DATASET CONTENT:
+    const int ldp = pr.ldp, ldq = pr.ldq;
+    nx.stepQ = Q_XC ? (unsigned)(64 * ldq * 2) : 128u;
+    nx.ddP = (unsigned)(32 * ldp * 2);
+    nx.nkt = live ? tt.nkt : 0x40000000;
+    const unsigned long pa = (unsigned long)pr.P, qa = (unsigned long)pr.Q;
+    nx.bufP[0] = (unsigned)pa; nx.bufP[1] = (unsigned)(pa >> 32); nx.bufP[2] = pr.p_bytes;
+    nx.bufQ[0] = (unsigned)qa; nx.bufQ[1] = (unsigned)(qa >> 32); nx.bufQ[2] = pr.q_bytes;
+    BQ_MID_PIN(nx.stepQ); BQ_MID_PIN(nx.ddP); BQ_MID_PIN(nx.nkt);
+#pragma unroll
+    for (int e = 0; e < 3; ++e) { BQ_MID_PIN(nx.bufP[e]); BQ_MID_PIN(nx.bufQ[e]); }
+#pragma unroll
+    for (int half = 0; half < 2; ++half) {
+      unsigned v;
+      if (!P_XC) v = (unsigned)(((tt.i0 + half * 64 + ur0) * ldp + (cp ^ (ur0 & 7)) * 8) * 2);
+      else v = (unsigned)((ur0 * ldp + tt.i0 + half * 64 + (cp ^ (xg(ur0) << 1)) * 8) * 2);
+      if (SK) v += (unsigned)tt.kt0 * BQ_MID_STEP_P(nx.ddP);
+      nx.vP[half] = live ? v : DEAD;
+      if (!Q_XC) {
+        const int row0 = tt.j0 + half * 32 + ur0;
+        const unsigned o0 = mapped_row(row0, ldq, pr.q_rpb(), pr.q_bstride);
+        v = (o0 + (unsigned)((cp ^ (ur0 & 7)) * 8)) * 2u;
+        nx.ddQ[half] = pr.q_rpb() ? (mapped_row(row0 + 64, ldq, pr.q_rpb(), pr.q_bstride) - o0) * 2u : (unsigned)(64 * ldq * 2);
+      } else {
+        const int c = cp ^ (xg(ur0) << 1);
+        v = (unsigned)((ur0 * ldq + tt.j0 + (c >> 2) * 64 + half * 32 + (c & 3) * 8) * 2);
+        nx.ddQ[half] = (unsigned)(32 * ldq * 2);
+      }
+      if (SK) v += (unsigned)tt.kt0 * nx.stepQ;
+      nx.vQ[half] = live ? v : DEAD;
+    }
+  };
+  auto take_p = [&](int half) {
+    vP[half] = nx.vP[half];
+    ddP[half] = nx.ddP;
+    remP[half] = nx.nkt;
+#pragma unroll
+    for (int e = 0; e < 3; ++e) bufP[half][e] = nx.bufP[e];
+  };
+  auto take_q = [&](int half) {
+    vQ[half] = nx.vQ[half];
+    ddQ[half] = nx.ddQ[half];
+    stepQ[half] = nx.stepQ;
+    remQ[half] = nx.nkt;
+#pragma unroll
+    for (int e = 0; e < 3; ++e) bufQ[half][e] = nx.bufQ[e];
+  };
+#define BQ_MID_CURSOR_RSRC(b) __builtin_amdgcn_make_buffer_rsrc((void *)(((unsigned long)(b)[1] << 32) | (b)[0]), 0, (b)[2], 0x00020000)
+
+  unsigned gk = 0;
   int v = blockIdx.x;
   Tile cur = SK ? seg(su, sue) : decode(v);
   bool has_next = SK ? (su + cur.nkt < sue) : (v + G < nwg);
   Tile nxt = has_next ? (SK ? seg(su + cur.nkt, sue) : decode(v + G)) : cur;
 
-  auto dma_p = [&](int half) {
-    const GemmProblem &pr = args.p[rsrcP_pi[half]];
-    const auto rs = __builtin_amdgcn_make_buffer_rsrc((void *)pr.P, 0, pr.p_bytes, 0x00020000);
+  auto dma_p = [&](int half, bool roll = true) {
+    const auto rs = BQ_MID_CURSOR_RSRC(bufP[half]);
 #pragma unroll
     for (int g = 0; g < 2; ++g)
 #pragma unroll
       for (int d = 0; d < 2; ++d)
         if (BQ_MID_ABLATE != 2)
           __builtin_amdgcn_raw_ptr_buffer_load_lds(rs, (lds_void_t *)(smem + (half ? PA1 : PA0) + g * 8192 + (wave + 4 * d) * 1024),
-                                                   16, vP[half] + (g * dgP[half] + d * ddP[half]), 0, 0, 0);
-    vP[half] += stepP[half];
-    if (--remP[half] == 0) set_p(half, nxt, has_next);
-  };
-  auto dma_q = [&](int half, unsigned par) {
-    const GemmProblem &pr = args.p[rsrcQ_pi[half]];
-    const auto rs = __builtin_amdgcn_make_buffer_rsrc((void *)pr.Q, 0, pr.q_bytes, 0x00020000);
+                                                   16, vP[half] + (g * BQ_MID_DG_P(ddP[half]) + d * ddP[half]), 0, 0, 0);
+    vP[half] += BQ_MID_STEP_P(ddP[half]);
+    --remP[half];
+    if (roll && remP[half] == 0) take_p(half);
+  };
+  auto dma_q = [&](int half, unsigned par, bool roll = true) {
+    const auto rs = BQ_MID_CURSOR_RSRC(bufQ[half]);
 #pragma unroll
     for (int d = 0; d < 2; ++d)
       if (BQ_MID_ABLATE != 2)
         __builtin_amdgcn_raw_ptr_buffer_load_lds(rs, (lds_void_t *)(smem + QB + (par & 1) * 16384 + half * 8192 + (wave + 4 * d) * 1024),
                                                  16, vQ[half] + d * ddQ[half], 0, 0, 0);
     vQ[half] += Q_XC ? stepQ[half] : 128u;
-    if (--remQ[half] == 0) set_q(half, nxt, has_next);
-  };
-
-  set_q(0, cur, true); set_q(1, cur, true); set_p(0, cur, true); set_p(1, cur, true);
-  unsigned gk = 0;
+    --remQ[half];
+    if (roll && remQ[half] == 0) take_q(half);
+  };
+  auto deferred_dmas = [&]() {
+    __builtin_amdgcn_sched_barrier(0);
+    dma_q(0, gk + 1, false);
+    dma_p(1, false);
+    __builtin_amdgcn_sched_barrier(0);
+  };
+
+  set_next(cur, true);
+  take_q(0); take_q(1); take_p(0); take_p(1);
+  set_next(nxt, has_next);
   dma_q(0, 0); dma_q(1, 0); dma_p(0); dma_q(0, 1); dma_p(1);
 
   f32x4 acc[8][4];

EXERCISE DIRECTIONS:
Since only part of the listing is wanted, copy exactly the lines from the one holding "vP[half] += stepP[half];" to the one holding "set_p(1, cur, true);", both included.

EXPECTED OUTPUT:
-    vP[half] += stepP[half];
-    if (--remP[half] == 0) set_p(half, nxt, has_next);
-  };
-  auto dma_q = [&](int half, unsigned par) {
-    const GemmProblem &pr = args.p[rsrcQ_pi[half]];
-    const auto rs = __builtin_amdgcn_make_buffer_rsrc((void *)pr.Q, 0, pr.q_bytes, 0x00020000);
+                                                   16, vP[half] + (g * BQ_MID_DG_P(ddP[half]) + d * ddP[half]), 0, 0, 0);
+    vP[half] += BQ_MID_STEP_P(ddP[half]);
+    --remP[half];
+    if (roll && remP[half] == 0) take_p(half);
+  };
+  auto dma_q = [&](int half, unsigned par, bool roll = true) {
+    const auto rs = BQ_MID_CURSOR_RSRC(bufQ[half]);
 #pragma unroll
     for (int d = 0; d < 2; ++d)
       if (BQ_MID_ABLATE != 2)
         __builtin_amdgcn_raw_ptr_buffer_load_lds(rs, (lds_void_t *)(smem + QB + (par & 1) * 16384 + half * 8192 + (wave + 4 * d) * 1024),
                                                  16, vQ[half] + d * ddQ[half], 0, 0, 0);
     vQ[half] += Q_XC ? stepQ[half] : 128u;
-    if (--remQ[half] == 0) set_q(half, nxt, has_next);
-  };
-
-  set_q(0, cur, true); set_q(1, cur, true); set_p(0, cur, true); set_p(1, cur, true);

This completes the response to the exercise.